To restate my ideas and the corrected version of the problem:
There is no problem proving that if all angles and sides are the same the ratios are also equivalent, so I shall just skip them.
I only care about the SSA and SAS cases.

 

[Mark44]

A triangle is congruent to another if the congruence laws apply ( SSS, SAS, SSA, ASA),

That's not the definition of congruence. Two triangles are congruent if (if and only if) the corresponding sides of the triangles are equal and the corresponding angles are equal. As it turns out, it is sufficient for the sides of one triangle to be equal to (congruent to) the corresponding sides of another triangle.

To restate my ideas and the corrected version of the problem:
There is no problem proving that if all angles and sides are the same the ratios are also equivalent, so I shall just skip them.
I only care about the SSA and SAS cases.

The SSA case is a dead end. It's possible for two triangles to have two sides that are congruent, as well as a non-included angle, but the triangles aren't congruent.

Here's a crude sketch of what I'm talking about.

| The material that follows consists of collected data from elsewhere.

template <typename T, typename F, typename O, int TX, int TY, int TZ, typename IO, int NG = 1>
__device__ __forceinline__ void mg_up_body(const MLevel& m, const uint8_t* __restrict__ cnt, const F* __restrict__ f, const T* __restrict__ u,
                                           O* __restrict__ out, const MLevel& mc, const T* __restrict__ ec, const MgCoef<T>* cf, T off,
                                           double* __restrict__ part_dot, int tile, int gx, int gy, T wc, const uint8_t* __restrict__ own, bool live,
                                           int col, char* lds, T* sd, T* si, double* red, int grp = 0, bool pconst = false)
{
    typedef UpTile<T, TX, TY, TZ> D;
    constexpr int AX = D::AX, AY = D::AY, AZ = D::AZ, BX = D::BX, BY = D::BY, BZ = D::BZ, EX = D::EX, EY = D::EY, EZ = D::EZ;
    constexpr int NE = (EX * EY * EZ + 256 * NG - 1) / (256 * NG);
    constexpr int PA = (AX + NG - 1) / NG, PB = (BX + NG - 1) / NG;
    constexpr int NHT = NG * (256 / (TY * TZ)), XT = (TX + NHT - 1) / NHT;
    static_assert(AY * AZ <= 256 && 256 % (TY * TZ) == 0 && TX % 2 == 0 && TY % 2 == 0 && TZ % 2 == 0, "tile shape");
    T* sA = (T*)(lds + D::oA);
    T* sB = (T*)(lds + D::oB);
    T* sE = (T*)(lds + D::oE);
    uint8_t* sC = (uint8_t*)(lds + D::oC);
    const int tbx = tile % gx, tby = (tile / gx) % gy, tbz = tile / (gx * gy);
    const int i0 = tbz * TX, j0 = tby * TY, k0 = tbx * TZ;
    const int I0 = i0 / 2 - 2, J0 = j0 / 2 - 2, K0 = k0 / 2 - 2;
    const long sx = m.sx;
    const int tid = grp * 256 + col;
    T ee[NE];
#pragma unroll
    for (int it = 0; it < NE; ++it) {
        int x, y, z;
        region_cell<EY, EZ>(tid + 256 * NG * it, x, y, z);
        const int I = I0 + x, J = J0 + y, K = K0 + z;
        const bool ok = I >= -1 && I <= mc.dx && J >= -1 && J <= mc.dy && K >= -1 && K <= mc.dz;
        const T v = IO::ld(ec + mc.at(min(max(I, -1), mc.dx), min(max(J, -1), mc.dy), min(max(K, -1), mc.dz)));
        ee[it] = ok ? v : (T)0;
    }
    const int ya = col / AZ, za = col - ya * AZ;
    const bool actA = col < AY * AZ;
    const bool okA = actA && (unsigned)(j0 - 2 + ya) < (unsigned)m.dy && (unsigned)(k0 - 2 + za) < (unsigned)m.dz;
    const size_t qa = m.at(0, clampi(j0 - 2 + ya, m.dy - 1), clampi(k0 - 2 + za, m.dz - 1));
    const int xa0 = grp * PA;
    int ca[PA];
    T ua[PA];
#pragma unroll
    for (int p = 0; p < PA; ++p) {
        const int x = xa0 + p, i = i0 - 2 + x;
        const size_t q = qa + (size_t)((long)clampi(i, m.dx - 1) * sx);
        const int c = cnt[q];
        ua[p] = IO::ld(u + q);
        ca[p] = (okA && (NG == 1 || x < AX) && (unsigned)i < (unsigned)m.dx) ? c : 0;
    }
    const int yb = col / BZ, zb = col - yb * BZ;
    const bool actB = col < BY * BZ;
    const size_t qb = m.at(0, clampi(j0 - 1 + yb, m.dy - 1), clampi(k0 - 1 + zb, m.dz - 1));
    const int xb0 = grp * PB;
    T fb[PB];
#pragma unroll
    for (int p = 0; p < PB; ++p) fb[p] = (T)IO::ld(f + qb + (size_t)((long)clampi(i0 - 1 + xb0 + p, m.dx - 1) * sx));
    const int hl = col / (TY * TZ), ct = col - hl * (TY * TZ);
    const int ht = NG == 1 ? hl : grp * (256 / (TY * TZ)) + hl;
    const int yt = ct / TZ, zt = ct - yt * TZ;
    const int xt0 = ht * XT;
    const size_t qt = m.at(0, clampi(j0 + yt, m.dy - 1), clampi(k0 + zt, m.dz - 1));
    F ft[XT];
#pragma unroll
    for (int x = 0; x < XT; ++x) ft[x] = IO::ld(f + qt + (size_t)((long)clampi(i0 + xt0 + x, m.dx - 1) * sx));
    if (cf) mg_load_coef(sd, si, *cf);
#pragma unroll
    for (int it = 0; it < NE; ++it) {
        const int t = tid + 256 * NG * it;
        if (t < EX * EY * EZ) sE[t] = ee[it];
    }
    __syncthreads();
    if (actA) {
        const int eb = ((ya >> 1) + 1) * EZ + (za >> 1) + 1;
        const int sy = (ya & 1) ? EZ : -EZ, sz = (za & 1) ? 1 : -1;
        const T a = (T)0.75, b = (T)0.25;
        T pl[EX];
#pragma unroll
        for (int I = 0; I < EX; ++I) {
            const T* p = sE + I * EY * EZ + eb;
            pl[I] = pconst ? p[0] : a * a * p[0] + a * b * (p[sy] + p[sz]) + b * b * p[sy + sz];
        }
#pragma unroll
        for (int p = 0; p < PA; ++p) {
            const int x = xa0 + p;
            if (NG == 1 || x < AX) {
                const int I = (x >> 1) + 1, In = (x & 1) ? I + 1 : I - 1;
                T pI = pl[0], pN = pl[0];
                if constexpr (NG == 1) {
                    pI = pl[(p >> 1) + 1], pN = pl[(p & 1) ? (p >> 1) + 2 : (p >> 1)];
                } else {
#pragma unroll
                    for (int e = 1; e < EX; ++e) { pI = e == I ? pl[e] : pI; pN = e == In ? pl[e] : pN; }
                }
                const T pe = pconst ? pI : a * pI + b * pN;
                sC[x * AY * AZ + col] = (uint8_t)ca[p];
                sA[x * AY * AZ + col] = ca[p] ? ua[p] + wc * pe : (T)0;
            }
        }
    }
    __syncthreads();
    if (actB && (NG == 1 || xb0 < BX)) {
        const int a0 = (yb + 1) * AZ + zb + 1 + xb0 * AY * AZ;
        T cm = sA[a0], c0 = sA[a0 + AY * AZ];
#pragma unroll
// ... 18 lines not shown
#pragma unroll
        for (int x = 0; x < XT; ++x) {
            if (NG == 1 || xt0 + x < TX) {
                const int b = b0 + x * BY * BZ;
                const T cp = sB[b + BY * BZ];
                const int n = sC[((xt0 + x + 2) * AY + yt + 2) * AZ + zt + 2];
                const T nb = cm + cp + sB[b - BZ] + sB[b + BZ] + sB[b - 1] + sB[b + 1];
                const T o = c0 + (T)MG_W1 * si[n] * ((T)ft[x] - (sd[n] * c0 + off * nb));
                if (n && live) {
                    const size_t qo = qt + (size_t)((long)(i0 + xt0 + x) * sx);
                    IO::st(out + qo, (O)o);
                    if (!own || (own[qo] && !(own[qo] & 0x80))) acc += (double)ft[x] * (double)o;
                }
                cm = c0;
                c0 = cp;
            }
        }
    }
    if (NG == 1 && part_dot) {
        acc = block_sum<double, 4>(acc, red);
        if (threadIdx.x == 0) part_dot[blockIdx.x] = acc;
    }
}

The marked angles above are congruent, the two sides at the left are congruent, and the two sides at the right are congruent. Obviously, the two triangles are NOT congruent.

 

[mfb]

Where is the original translated* problem statement?

*while this is an English forum, if you include the German version (in addition to the English one) it doesn't harm. I am German as well.